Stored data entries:
@@ -550,25 +602,33 @@
     if (j.tr_mode != 0 && !j.tr) return P2R_EINVAL;
     if (j.epilogue == 1 && (!j.mz || !j.mfin)) return P2R_EINVAL;
     if (j.epilogue != 0 && j.epilogue != 1) return P2R_EINVAL;
+    if (4 * (j.x_nlc ? Lp * j.x_ctot + kpad : (kpad + 1) * Lp) > P2R_BUF_MAX) return P2R_EINVAL;
+    if (j.epilogue == 1 && 4 * ((long long)j.rows + 16) * Lp > P2R_BUF_MAX) return P2R_EINVAL;
     pj.j[i] = j;
     if (kpad > kmax) kmax = kpad;
-  }
-  const int colblocks = (int)((long long)B * L / PW_COLS);
+    if (j.rows > rmax) rmax = j.rows;
+  }
+  const int tiles_l = p2r_cdiv(L, PW_COLS);
+  const long long cbl = (long long)B * tiles_l;
+  if (cbl * njobs * 2 > 0x7fffffffLL) return P2R_EINVAL;
+  const int colblocks = (int)cbl;
+  const int rsplit = (cbl * njobs <= PW_SPLIT_WGS && rmax >= 128) ? 2 : 1;
   const int lds = kmax * PW_RS * (int)sizeof(float);
   static unsigned char lds_ok[P2R_MAX_DEVICES];
   hipError_t e = p2r_allow_big_lds(pw_gemm_kernel, lds_ok, PW_KMAX * PW_RS * (int)sizeof(float));
   if (e != hipSuccess) return (int)e;
-  hipLaunchKernelGGL(pw_gemm_kernel, dim3((unsigned)(njobs * colblocks)), dim3(256), lds, p2r_stream(stream), pj, L,
-                     colblocks);
+  hipLaunchKernelGGL(pw_gemm_kernel, dim3((unsigned)(njobs * rsplit * colblocks)), dim3(256), lds, p2r_stream(stream), pj,
+                     L, tiles_l, colblocks, rsplit);
   P2R_LAUNCH_CHECK();
   return P2R_OK;
 }
 
 extern "C" int p2r_pw_wgrad(int njobs, const p2r_pw_wjob *jobs, int B, int L, void *stream) {
-  if (njobs < 1 || njobs > P2R_PW_MAX_JOBS || B < 0 || L <= 0 || L % 64 != 0 || !jobs) return P2R_EINVAL;
+  if (njobs < 1 || njobs > P2R_PW_MAX_JOBS || B < 0 || L <= 0 || !jobs) return P2R_EINVAL;
   if (B == 0) return P2R_OK;
   PwWJobs pj;
-  int total = 0;
+  int total = 0, smax = 1;
+  const long long Lp = (long long)L + 64;
   for (int i = 0; i < P2R_PW_MAX_JOBS + 1; ++i) pj.blk0[i] = 0x7fffffff;
   for (int i = 0; i < njobs; ++i) {
     const p2r_pw_wjob &j = jobs[i];
@@ -576,13 +636,28 @@
     if (j.tr_mode != 0 && j.tr_mode != 2) return P2R_EINVAL;
     if (j.tr_mode == 2 && (!j.x2 || !j.tr)) return P2R_EINVAL;
     if ((((size_t)j.x) & 15) != 0 || (((size_t)j.y) & 15) != 0 || (j.x2 && (((size_t)j.x2) & 15) != 0)) return P2R_EINVAL;
+    if (4 * (j.x_nlc ? Lp * j.x_ctot + j.rows + 64 : ((long long)j.rows + 64) * Lp) > P2R_BUF_MAX) return P2R_EINVAL;
+    if (4 * (j.y_nlc ? Lp * j.y_ctot + j.k + 64 : ((long long)j.k + 64) * Lp) > P2R_BUF_MAX) return P2R_EINVAL;
     pj.j[i] = j;
     pj.blk0[i] = total;
     total += ((j.rows + 63) / 64) * ((j.k + 63) / 64) * j.split;
+    if (j.split > smax) smax = j.split;
   }
   pj.blk0[0] = 0;
-  const int chunks = (int)((long long)B * L / 64);
-  hipLaunchKernelGGL(pw_wgrad_kernel, dim3((unsigned)total), dim3(256), 0, p2r_stream(stream), pj, L, chunks);
+  const int tiles_l = p2r_cdiv(L, 64);
+  const long long ch = (long long)B * tiles_l;
+  if (ch > 0x7fffffffLL) return P2R_EINVAL;
+  const int chunks = (int)ch;
+  if (chunks / smax >= 4) {
+    constexpr int lds = 2 * 64 * (64 * 2 + 4) * (int)sizeof(float);
+    static unsigned char lds_ok[P2R_MAX_DEVICES];
+    hipError_t e = p2r_allow_big_lds(pw_wgrad_kernel<2>, lds_ok, lds);
+    if (e != hipSuccess) return (int)e;
+    hipLaunchKernelGGL(pw_wgrad_kernel<2>, dim3((unsigned)total), dim3(256), lds, p2r_stream(stream), pj, L, tiles_l, chunks);
+  } else {
+    constexpr int lds = 2 * 64 * (64 + 4) * (int)sizeof(float);
+    hipLaunchKernelGGL(pw_wgrad_kernel<1>, dim3((unsigned)total), dim3(256), lds, p2r_stream(stream), pj, L, tiles_l, chunks);
+  }
   P2R_LAUNCH_CHECK();
   return P2R_OK;
 }
diff --git a/pose2room_amd/csrc/sa_votes.hip b/pose2room_amd/csrc/sa_votes.hip
--- a/pose2room_amd/csrc/sa_votes.hip
+++ b/pose2room_amd/csrc/sa_votes.hip
@@ -34,10 +34,10 @@
   float *hs = lds;
   __shared__ int s_idx[SA_BALLS][SA_S];
 
-  const int tid = threadIdx.x, lane = tid & 63, wave = tid >> 6;
+  const int tid = threadIdx.x, lane = tid & 63, wave = __builtin_amdgcn_readfirstlane(tid >> 6);
   const int g = lane >> 4, r = lane & 15;
   const int groups = (m + SA_BALLS - 1) / SA_BALLS;
-  const int batch = blockIdx.x / groups;
+  const int batch = __builtin_amdgcn_readfirstlane(blockIdx.x / groups);
   const int j0 = (blockIdx.x % groups) * SA_BALLS;
   const float *pts = xyz + (size_t)batch * n * 3;
   const float *feat = features + (size_t)batch * SA_C * n;
@@ -50,10 +50,11 @@
       const float cy = new_xyz[((size_t)batch * m + j) * 3 + 1];
       const float cz = new_xyz[((size_t)batch * m + j) * 3 + 2];
       const unsigned long long lt_mask = (lane == 0) ? 0ull : (~0ull >> (64 - lane));
+      const p2r_buf_t dp = p2r_buf(pts, 12u * (unsigned)n);
       for (int k0 = 0; k0 < n && cnt < SA_S; k0 += 64) {
         const int k = k0 + lane;
-        bool hit = false;
-        if (k < n) hit = p2r_sqdist(cx, cy, cz, pts[k * 3 + 0], pts[k * 3 + 1], pts[k * 3 + 2]) < radius2;
+        const float px = p2r_buf_f32(dp, 12u * k), py = p2r_buf_f32(dp, 12u * k + 4), pz = p2r_buf_f32(dp, 12u * k + 8);
+        const bool hit = (p2r_sqdist(cx, cy, cz, px, py, pz) < radius2) & (k < n);
         const unsigned long long mask = __ballot(hit);
         if (mask != 0ull) {
           if (cnt == 0) first = k0 + (int)__builtin_ctzll(mask);
@@ -76,7 +77,7 @@
     const int col = tid & 63;
     const int src = s_idx[col >> 4][col & 15];
     const int jc = j0 + (col >> 4);
-    for (int c = tid >> 6; c < SA_C; c += 4) {
+    for (int c = wave; c < SA_C; c += 4) {
       const float v = feat[(size_t)c * n + src];
       gs[c * SA_RS + col] = v;
       if (TRAIN && jc < m) G[(((size_t)batch * SA_C + c) * m + jc) * SA_S + (col & 15)] = v;
@@ -116,7 +117,9 @@
         for (int off = 8; off >= 1; off >>= 1) {
           const float ov = __shfl_xor(v, off, 16);
           const int oa = __shfl_xor(am, off, 16);
-          if (ov > v || (ov == v && oa < am)) { v = ov; am = oa; }
+          const bool take = (ov > v) | ((ov == v) & (oa < am));
+          v = take ? ov : v;
+          am = take ? oa : am;
         }
         const int j = j0 + nt;
         if (r == 0 && j < m) {
@@ -138,22 +141,24 @@
   extern __shared__ float lds[];
   float *zs = lds;
   float *ys = lds;
-  const int tid = threadIdx.x, lane = tid & 63, wave = tid >> 6;
+  const int tid = threadIdx.x, lane = tid & 63, wave = __builtin_amdgcn_readfirstlane(tid >> 6);
   const int g = lane >> 4, r = lane & 15;
   const int groups = (m + SA_BALLS - 1) / SA_BALLS;
-  const int batch = blockIdx.x / groups;
+  const int batch = __builtin_amdgcn_readfirstlane(blockIdx.x / groups);
   const int j0 = (blockIdx.x % groups) * SA_BALLS;
 
   {
     const int col = tid & 63, ball = col >> 4, smp = col & 15;
     const int j = j0 + ball;
-    for (int c = tid >> 6; c < SA_C; c += 4) {
-      float v = 0.f;
-      if (j < m) {
-        const size_t o = ((size_t)batch * SA_C + c) * m + j;
-        if ((int)amax[o] == smp && out[o] > 0.f) v = dout[o];
-        dZ2[o * SA_S + smp] = v;
-      }
+    const size_t slab = (size_t)batch * SA_C * m;
+    const unsigned cm = (unsigned)SA_C * (unsigned)m;
+    const p2r_buf_t da = p2r_buf(amax + slab, cm), dq = p2r_buf(out + slab, 4u * cm), dd = p2r_buf(dout + slab, 4u * cm);
+    for (int c = wave; c < SA_C; c += 4) {
+      const unsigned e = (unsigned)c * (unsigned)m + (unsigned)j;
+      const int am = (int)__builtin_amdgcn_raw_buffer_load_b8(da, (int)(j < m ? e : P2R_BUF_OOB), 0, 0);
+      const float po = p2r_buf_f32(dq, j < m ? 4u * e : P2R_BUF_OOB), dv = p2r_buf_f32(dd, j < m ? 4u * e : P2R_BUF_OOB);
+      const float v = ((am == smp) & (po > 0.f)) ? dv : 0.f;
+      if (j < m) dZ2[(slab + e) * SA_S + smp] = v;
       zs[c * SA_RS + col] = v;
     }
   }
@@ -258,6 +263,7 @@
   if (train && (!H || !amax)) return P2R_EINVAL;
   if (nsample != SA_S || C0 != SA_C || C1 != SA_C || C2 != SA_C) return P2R_EINVAL;
   if (b == 0 || m == 0) return P2R_OK;
+  if (12LL * ((long long)n + 64) > P2R_BUF_MAX) return P2R_EINVAL;
   const int groups = (m + SA_BALLS - 1) / SA_BALLS;
   const size_t lds = (size_t)SA_C * SA_RS * sizeof(float);
   auto kern = train ? sa_votes_kernel<true> : sa_votes_kernel<false>;
@@ -275,6 +281,7 @@
                                      float *dZ2, float *dZ1, float *dG, void *stream) {
   if (b < 0 || m < 0 || nsample != SA_S || C != SA_C) return P2R_EINVAL;
   if (b == 0 || m == 0) return P2R_OK;
+  if (4LL * SA_C * ((long long)m + SA_BALLS) > P2R_BUF_MAX) return P2R_EINVAL;
   const int groups = (m + SA_BALLS - 1) / SA_BALLS;
   const size_t lds = (size_t)SA_C * SA_RS * sizeof(float);
   static unsigned char lds_ok[P2R_MAX_DEVICES];
diff --git a/pose2room_amd/csrc/seed_ops.hip b/pose2room_amd/csrc/seed_ops.hip
--- a/pose2room_amd/csrc/seed_ops.hip
+++ b/pose2room_amd/csrc/seed_ops.hip
@@ -29,15 +29,19 @@
   __shared__ int hits[GF_TT][GF_MAXHIT];
   __shared__ int nhit[GF_TT];
   const int chunks = (T + GF_TT - 1) / GF_TT;
-  const int b = blockIdx.x / chunks, t0 = (blockIdx.x - b * chunks) * GF_TT;
-  const int tid = threadIdx.x, lane = tid & 63, wave = tid >> 6;
+  const int b = __builtin_amdgcn_readfirstlane(blockIdx.x / chunks), t0 = (blockIdx.x - b * chunks) * GF_TT;
+  const int tid = threadIdx.x, lane = tid & 63, wave = __builtin_amdgcn_readfirstlane(tid >> 6);
+  const p2r_buf_t di = p2r_buf(inds + (size_t)b * S, 8u * (unsigned)S);
+  const p2r_buf_t dd = p2r_buf(dout + (size_t)b * S * C * J, 4u * (unsigned)S * (unsigned)(C * J));
   for (int f = 2 * wave; f < 2 * wave + 2; ++f) {
     const long long t = t0 + f;
     int cnt = 0;
     const unsigned long long lt = lane == 0 ? 0ull : (~0ull >> (64 - lane));
     for (int s0 = 0; s0 < S; s0 += 64) {
       const int s = s0 + lane;
-      const bool hit = s < S && inds[(size_t)b * S + s] == t;
+      typedef unsigned gf_u32x2 __attribute__((ext_vector_type(2)));
+      const gf_u32x2 w = __builtin_amdgcn_raw_buffer_load_b64(di, 8 * s, 0, 0);
+      const bool hit = (s < S) & ((long long)(((unsigned long long)w.y << 32) | w.x) == t);
       const unsigned long long m = __ballot(hit);
       const int slot = cnt + (int)__builtin_popcountll(m & lt);
       if (hit && slot < GF_MAXHIT) hits[f][slot] = s;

Assignment: Determine how many lines above contain "rows" as a word or string. Give the number alone.

Answer box: 4